世界初!Wi-SUN FAN 1.1の誕生へ
京都大学大学院情報学研究科の原田博司教授らが、株式会社日新システムズ、長野日本無線と共同で開発したIoT向けの無線通信規格「Wi-SUN FAN 1.1」が、世界で初めてWi-SUNアライアンスからの認証を獲得しました。この成果は、グローバルなIoTシステムにおける通信基盤の新たな可能性を示しています。
背景
現在、私たちの生活環境をより便利に、より効率的にするために、多くの都市が「スマートシティ」プロジェクトを進めています。このプロジェクトでは、センサーやメーターを使って都市のさまざまなデータを収集し、運用することが求められています。しかし、そのためには、高品質で耐障害性に優れた無線通信ネットワークが必要です。
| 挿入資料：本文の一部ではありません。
int set_geno_common(ngsld_ctx *c, const double *gl, const double *maf, uint64_t n_sites, uint64_t n_ind,
                    const ngsld_geno_opts &o, bool normalised) {
  if (c == nullptr) return NGSLD_ERR_INVALID;
  const int log_scale = o.log_scale, ignore_miss = o.ignore_miss_data, on_device = o.on_device;
  Range range_("ngsld:set_geno (upload + per-site prep)");
  if (o.call_geno && o.N_thresh > o.call_thresh)
    return fail(c, NGSLD_ERR_INVALID, "missing data threshold must be smaller than calling genotype threshold!");
  if (gl == nullptr || n_sites == 0 || n_ind == 0) return fail(c, NGSLD_ERR_INVALID, "empty genotype matrix");
  if (normalised && maf == nullptr) return fail(c, NGSLD_ERR_INVALID, "maf missing");
  if (n_sites >= 0xffffffffull) return fail(c, NGSLD_ERR_UNSUPPORTED, "n_sites must be below 2^32 - 1");
  PairConfig cfg;
  if (!pair_config(n_ind, &cfg, c->kernel_choice, ignore_miss != 0))
    return fail(c, NGSLD_ERR_UNSUPPORTED, "n_ind is outside the supported range");
  HIP_TRY(c, hipSetDevice(c->device));
  (void)hipGetLastError();
  {
    const int rcp = finish_device_run(c);
    if (rcp != NGSLD_OK) return rcp;
  }
  c->store.reset();
  c->have_geno = false;
  c->planned = false;
  c->clear_blocks();
  c->text_mode = false;
  c->replay_read = nullptr;
  c->replay_user = nullptr;
  c->replay_matrix = nullptr;
  c->host_replayed_total = 0;
  for (int k = 0; k < 2; ++k) {
    c->d_group_std[k].release();
    c->d_group_ext[k].release();
  }
  c->d_group_lens.release();
  c->d_group_offs.release();
  c->d_group_text.release();
  c->gopts = o;
  c->normalised = normalised;
  c->n_sites = n_sites;
  c->n_ind = n_ind;
  c->cfg = cfg;
  c->np = cfg.np;
  const bool trace = std::getenv("NGSLD_TRACE") != nullptr;
  const auto t_0 = std::chrono::steady_clock::now();
  auto ms_since = [&]() { return std::chrono::duration<double, std::milli>(std::chrono::steady_clock::now() - t_0).count(); };
  const size_t plane_elems = (size_t)n_sites * 3 * c->np;
  HIP_TRY(c, c->d_planes.resize(plane_elems));
  HIP_TRY(c, c->d_maf.resize(n_sites));
  HIP_TRY(c, c->d_mean.resize(n_sites));
  HIP_TRY(c, c->d_rsx.resize(n_sites));
  HIP_TRY(c, c->d_sc4.resize(4 * n_sites));
  HIP_TRY(c, c->d_status.resize(1));
  HIP_TRY(c, hipMemsetAsync(c->d_status.p, 0, sizeof(int), c->stream));

  PrepArgs a{};
  a.planes = c->d_planes.p;
  a.site_stride = 3ull * c->np;
  a.np = c->np;
  a.n_ind = (uint32_t)n_ind;
  a.log_scale = log_scale;
  a.ignore_miss = ignore_miss;
  a.normalised_input = normalised ? 1 : 0;
  a.text_semantics = o.text_semantics;
  a.call_geno = o.call_geno;
  {
    const char *pe = test_knob("PREP_EXACT");
    a.exact_chain = (pe != nullptr && std::strcmp(pe, "0") != 0) ? 1 : 0;
  }
  a.N_thresh = o.N_thresh;
  a.call_thresh = o.call_thresh;
  a.maf = c->d_maf.p;
  a.mean_e = c->d_mean.p;
  a.rsx = c->d_rsx.p;
  a.status = c->d_status.p;
  c->missing_canonical = false;
  const bool look_for_odd_missing = o.text_semantics && log_scale && !o.call_geno && !normalised;
  if (look_for_odd_missing) {
    HIP_TRY(c, c->d_odd_missing.resize(1));
    HIP_TRY(c, hipMemsetAsync(c->d_odd_missing.p, 0, sizeof(int), c->stream));
    a.odd_missing = c->d_odd_missing.p;
    a.missing_canon = replay_missing_raw_text();
  }
  if (on_device) {
    a.raw = gl;
    a.maf_in = maf;
    a.site0 = 0;
    a.n_sites = n_sites;
    HIP_TRY(c, launch_prep(a, c->stream));
  } else {
    const uint64_t site_bytes = n_ind * 3 * sizeof(double);
    uint64_t stage_bytes = 64ull << 20;
    if (const char *e = test_knob("STAGE_BYTES")) stage_bytes = std::strtoull(e, nullptr, 10);
    uint64_t chunk = stage_bytes / site_bytes;
    if (chunk < 1) chunk = 1;
    if (chunk > n_sites) chunk = n_sites;
    DevBuf<double> stage[2], maf_stage[2];
    hipEvent_t prepped[2] = {nullptr, nullptr};
    for (int k = 0; k < 2; ++k) {
      HIP_TRY(c, stage[k].resize(chunk * n_ind * 3));
      if (normalised) HIP_TRY(c, maf_stage[k].resize(chunk));
      HIP_TRY(c, hipEventCreateWithFlags(&prepped[k], hipEventDisableTiming));
    }
    int rc = NGSLD_OK;
    uint64_t k = 0;
    if (trace) std::fprintf(stderr, "[trace] set_geno: device buffers + staging allocated at %.2f ms\n", ms_since());
    for (uint64_t s0 = 0; s0 < n_sites && rc == NGSLD_OK; s0 += chunk, ++k) {
      const int b = (int)(k & 1);
      const uint64_t m = std::min(chunk, n_sites - s0);
      hipError_t e = hipSuccess;
      if (k >= 2) e = hipEventSynchronize(prepped[b]);
      if (e == hipSuccess)
        e = hipMemcpyAsync(stage[b].p, gl + s0 * n_ind * 3, m * site_bytes, hipMemcpyHostToDevice, c->copy_stream);
      if (e == hipSuccess && normalised)
        e = hipMemcpyAsync(maf_stage[b].p, maf + s0, m * sizeof(double), hipMemcpyHostToDevice, c->copy_stream);
      if (e == hipSuccess) e = hipStreamSynchronize(c->copy_stream);
      if (trace) std::fprintf(stderr, "[trace] set_geno: chunk %llu (%llu sites) on the device at %.2f ms\n", (unsigned long long)k, (unsigned long long)m, ms_since());
      a.raw = stage[b].p;
      a.maf_in = normalised ? maf_stage[b].p : nullptr;
      a.site0 = s0;
      a.n_sites = m;
      if (e == hipSuccess) e = launch_prep(a, c->stream);
      if (e == hipSuccess) e = hipEventRecord(prepped[b], c->stream);
      if (e != hipSuccess) rc = hip_fail(c, e, "chunked genotype upload");
    }
    hipError_t e = hipStreamSynchronize(c->stream);
    if (trace) std::fprintf(stderr, "[trace] set_geno: last prep kernel done at %.2f ms\n", ms_since());
    for (int q = 0; q < 2; ++q) {
      stage[q].release();
      maf_stage[q].release();
      if (prepped[q]) (void)hipEventDestroy(prepped[q]);
    }
    if (trace) std::fprintf(stderr, "[trace] set_geno: staging buffers freed at %.2f ms\n", ms_since());
    if (rc != NGSLD_OK) return rc;
    if (e != hipSuccess) return hip_fail(c, e, "chunked genotype upload");
  }
  c->h_skip_count = 0;
  const bool look_for_skip = c->skip_on && c->replay_on && c->replay_device && c->exact_mode != 0;
  c->skip_kernels = cfg.kernel == kRun || (cfg.kernel == kMulti && cfg.form == 0 && cfg.waves == 2);
  if (look_for_skip) {
    HIP_TRY(c, c->d_skip.resize(n_sites));
    HIP_TRY(c, c->d_skip_count.resize(1));
    HIP_TRY(c, hipMemsetAsync(c->d_skip_count.p, 0, sizeof(uint32_t), c->stream));
    HIP_TRY(c, launch_site_skip(c->d_planes.p, 3ull * c->np, c->np, (uint32_t)n_ind, ignore_miss, c->d_maf.p, n_sites, c->d_skip.p,
                                c->d_skip_count.p, c->stream));
    HIP_TRY(c, hipMemcpyAsync(&c->h_skip_count, c->d_skip_count.p, sizeof(uint32_t), hipMemcpyDeviceToHost, c->stream));
  } else {
    c->d_skip.release();
  }
  HIP_TRY(c, launch_pack_scalars(c->d_maf.p, c->d_mean.p, c->d_rsx.p, c->d_skip.p, c->d_sc4.p, n_sites, c->stream));
  if (cfg.kernel == kRun && !ignore_miss && cfg.slots >= 2 && cfg.slots <= 8) {
    c->first_step_on = !test_knob_is("FIRST_STEP", "0");
    HIP_TRY(c, c->d_dose_sum.resize(n_sites));
    HIP_TRY(c, launch_site_dose(c->d_planes.p, 3ull * c->np, c->np, (uint32_t)n_ind, c->d_maf.p, c->d_skip.p, n_sites, c->d_dose_sum.p,
                                c->stream));
  } else {
    c->d_dose_sum.release();
  }
  int &all_hard = c->h_all_hard;
  all_hard = 0;
  const char *hk = test_knob("HARD_KERNEL");
  const bool try_hard = n_ind <= kHardMaxInd && !o.per_individual_only && !(hk != nullptr && std::strcmp(hk, "0") == 0);
  if (try_hard) {
    c->mask_words = (uint32_t)((n_ind + 63) / 64);
    HIP_TRY(c, c->d_hard_masks.resize((size_t)n_sites * 4 * c->mask_words));
    HIP_TRY(c, c->d_hard_u.resize(n_sites));
    HIP_TRY(c, c->d_all_hard.resize(1));
    all_hard = 1;
    HIP_TRY(c, hipMemcpyAsync(c->d_all_hard.p, &all_hard, sizeof(int), hipMemcpyHostToDevice, c->stream));
    HIP_TRY(c, launch_classify_hard(c->d_planes.p, 3ull * c->np, c->np, (uint32_t)n_ind, n_sites, c->d_hard_masks.p,
                                    c->d_hard_u.p, c->d_all_hard.p, c->stream));
    HIP_TRY(c, hipMemcpyAsync(&all_hard, c->d_all_hard.p, sizeof(int), hipMemcpyDeviceToHost, c->stream));
    if (trace) std::fprintf(stderr, "[trace] set_geno: called-genotype check enqueued at %.2f ms\n", ms_since());
  }
  c->h_maf.resize(n_sites);
  int &status = c->h_prep_status;
  status = 0;
  HIP_TRY(c, hipMemcpyAsync(c->h_maf.data(), c->d_maf.p, n_sites * sizeof(double), hipMemcpyDeviceToHost, c->stream));
  HIP_TRY(c, hipMemcpyAsync(&status, c->d_status.p, sizeof(int), hipMemcpyDeviceToHost, c->stream));
  c->h_odd_missing = 1;
  if (look_for_odd_missing)
    HIP_TRY(c, hipMemcpyAsync(&c->h_odd_missing, c->d_odd_missing.p, sizeof(int), hipMemcpyDeviceToHost, c->stream));
  HIP_TRY(c, hipStreamSynchronize(c->stream));
  c->missing_canonical = look_for_odd_missing && c->h_odd_missing == 0;
  if (trace) std::fprintf(stderr, "[trace] set_geno: scalars packed, called-genotype check, maf on the host at %.2f ms\n", ms_since());
  if (status == NGSLD_ERR_NAN) return fail(c, NGSLD_ERR_NAN, "NaN found! Is the file format correct?");
  if (try_hard && all_hard) {
    c->cfg.kernel = kHard;
    c->cfg.group = 16;
    c->cfg.slots = 1;
    c->cfg.waves = 1;
    c->d_dose_sum.release();
  } else {
    c->d_hard_masks.release();
    c->d_hard_u.release();
  }
  c->have_geno = true;
  return NGSLD_OK;
}
}
}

「Wi-SUN」は、こうしたニーズに応えるために開発された国際無線通信規格であり、その中でもWi-SUN FAN 1.1は特に注目されています。この規格は、都市インフラの相互接続を可能にし、スマートメーターやセンサーなどのデバイス間での効率的なデータ通信を実現します。
Wi-SUN FAN 1.1の特長
この新しい無線通信規格は、従来のWi-SUN FANに比べ、なんと20倍以上の高速な通信を実現しています。具体的には、最大伝送レート2.4 Mbpsを実現し、高度な認証セキュリティやマルチホップ通信方式など、最新の技術が盛り込まれています。
具体的な機能
- - IEEE 802.15.4/4g/4eに対応した物理層・MAC層
- - IETF制定のアダプテーション層、ネットワーク層、トランスポート層
- - RPLを用いたマルチホップ通信方式
- - 周波数ホッピングによる干渉回避
- - 複数ベンダー間での相互接続性対応
これにより、様々な環境においてセンサーやメーターからのデータを効率的にやり取りできるようになります。特に、都市インフラの通信管理が一層効率化されることで、さまざまな分野への応用が期待されます。
認証の詳細
この無線通信規格は2025年2月20日にWi-SUNアライアンスから正式に認証を受けました。第一回の認証テストを提供したのは、一般財団法人テレコムエンジニアリングセンターです。この成果は、今後のIoTシステムにとって大きな一歩となるでしょう。
今後の展開
Wi-SUNアライアンスは今後も相互接続性の検証イベントを開催し、技術適合性を高めるための認証試験を進めていきます。さらに、本技術の社会実装に向けた活動も強化していく予定です。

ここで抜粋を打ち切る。